Administrator Guide

Performance characterization

23 Dell EMC Ready Solution for HPC PixStor Storage | Document ID

Random small blocks IOzone Performance N clients to N files

Random N clients to N files performance was measured with IOzone version 3.487. Tests executed varied

from single thread up to 1024 threads. This benchmark tests used 4 KiB blocks for emulating small blocks

traffic.

Caching effects were minimized by setting the GPFS page pool tunable to 16GiB and using files two times

that size.

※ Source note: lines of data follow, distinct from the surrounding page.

@@ -451,14 +457,34 @@
     return cleared;
 }
 
+constexpr uint32_t CHUNK_MUL = 13444u, CHUNK_SHIFT = 20u;
+constexpr uint32_t chunk_value(uint32_t draw) { return mul24_value(draw >> 3, CHUNK_MUL) >> CHUNK_SHIFT; }
+constexpr uint32_t table_index_value(uint32_t seed16, uint32_t draw) {
+    return mul24_value((chunk_value(draw) << 16) - chunk_value(draw) + seed16, (uint32_t)CHUNK) + draw;
+}
+constexpr bool table_index_is_exact() {
+    for (uint32_t d8 = 0; d8 <= (uint32_t)(MAX_CHUNKS * CHUNK); d8 += 8)
+        for (uint32_t k = 0; k < 8; k += 7)
+            for (uint32_t seed16 = 0; seed16 <= 0xFFFFu; seed16 += 0xFFFFu) {
+                const uint32_t draw = d8 + k;
+                const uint64_t chunk = draw / (uint32_t)CHUNK, want = (chunk * 65536u + seed16) * (uint64_t)CHUNK + (draw - chunk * (uint32_t)CHUNK);
+                if ((((uint64_t)(draw >> 3) * CHUNK_MUL) >> 32) || chunk_value(draw) != chunk) return false;
+                if (((chunk * 65535u + seed16) >> 24) || (want >> 32) || table_index_value(seed16, draw) != want) return false;
+            }
+    return true;
+}
+static_assert(CHUNK % 8 == 0 && table_index_is_exact(), "table_index: the multiply-and-shift forms differ from draw / 624 within the tables");
+TE_HD uint32_t table_index(uint32_t seed16, uint32_t draw) {
+    const uint32_t chunk = mul24(draw >> 3, CHUNK_MUL) >> CHUNK_SHIFT;
+    return pinned(mul24((chunk << 16) - chunk + seed16, (uint32_t)CHUNK) + draw);
+}
+
 TE_HD uint32_t table_byte(const Ctx& cx, uint32_t seed16, uint32_t draw, uint32_t& status) {
     if (draw + cx.margin >= cx.n_draws) {
         status |= ST_NEED_EXTEND;
         if (draw >= cx.n_draws) { status |= ST_STREAM_EXHAUSTED; draw = cx.n_draws - 1; }
     }
-    uint32_t chunk = draw / (uint32_t)CHUNK;
-    uint32_t r = draw - mul24(chunk, (uint32_t)CHUNK);
-    return cx.table[mul24((chunk << 16) + seed16, (uint32_t)CHUNK) + r];
+    return cx.table[table_index(seed16, draw)];
 }
 
 TE_HD Raw8 table_group_raw(const Ctx& cx, uint32_t seed16, uint32_t draw, uint32_t& status) {
@@ -466,9 +492,7 @@
         status |= ST_NEED_EXTEND;
         if (draw + 8u > cx.n_draws) { status |= ST_STREAM_EXHAUSTED; draw = cx.n_draws - 8u; }
     }
-    uint32_t chunk = draw / (uint32_t)CHUNK;
-    uint32_t r = draw - mul24(chunk, (uint32_t)CHUNK);
-    const uint8_t* p = cx.table + (mul24((chunk << 16) + seed16, (uint32_t)CHUNK) + r);
+    const uint8_t* p = cx.table + table_index(seed16, draw);
     Raw8 v;
 #if defined(__HIP_DEVICE_COMPILE__)
     const uint2 w = *reinterpret_cast<const uint2*>(p);
@@ -578,7 +602,9 @@
 }
 
 
-TE_HD bool spawn_next(const Ctx& cx, Player& q, uint32_t seed16, uint32_t& status) {
+TE_HD uint32_t spawn_shape_of(const Ctx& cx, const Player& q) { return shape_of(cx, q.next, spawn_rot(q.next)); }
+
+TE_HD bool spawn_next(const Ctx& cx, Player& q, uint32_t seed16, uint32_t& status, uint32_t shape) {
     q.kind = q.next;
     q.rot = spawn_rot(q.kind);
     q.x = (NCOL - 4) / 2;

The first performance test section has a more complete explanation about why this is effective on

GPFS.

The following command was used to execute the benchmark in random IO mode for both writes and reads,

where Threads was the variable with the number of threads used (1 to 1024 incremented in powers of two),

and threadlist was the file that allocated each thread on a different node, using round robin to spread them

homogeneously across the 16 compute nodes.

./iozone -i0 -c -e -w -r 8M -s 32G -t $Threads -+n -+m ./threadlist

./iozone -i2 -c -O -w -r 4K -s 32G -t $Threads -+n -+m ./threadlist

Figure 11 N to N Random Performance

From the results we can observe that write performance starts at a high value of almost 8.2K IOPS and rises

steadily up to 128 threads where it reaches a plateau and remains close to the maximum value of 16.2K

IOPs. Read performance on the other hand starts very small at over 200 IOPS and increases performance

almost linearly with the number of clients used (keep in mind that number of threads is doubled for each data

point) and reaches the maximum performance of 20.4K IOPS at 512 threads without signs of reaching the

maximum. However, using more threads on the current 16 compute nodes with two CPUs each and where

each CPU has 18 cores, have the limitation that there are not enough cores to run the maximum number of

IOzone threads (1024) without incurring in context switching (16 x 2 x 18 = 576 cores), which limits

performance considerably. A future test with more compute nodes could check what random read

performance can be achieved with 1024 threads with IOzone, or IOR could be used to investigate the

behavior with more than 1024 threads.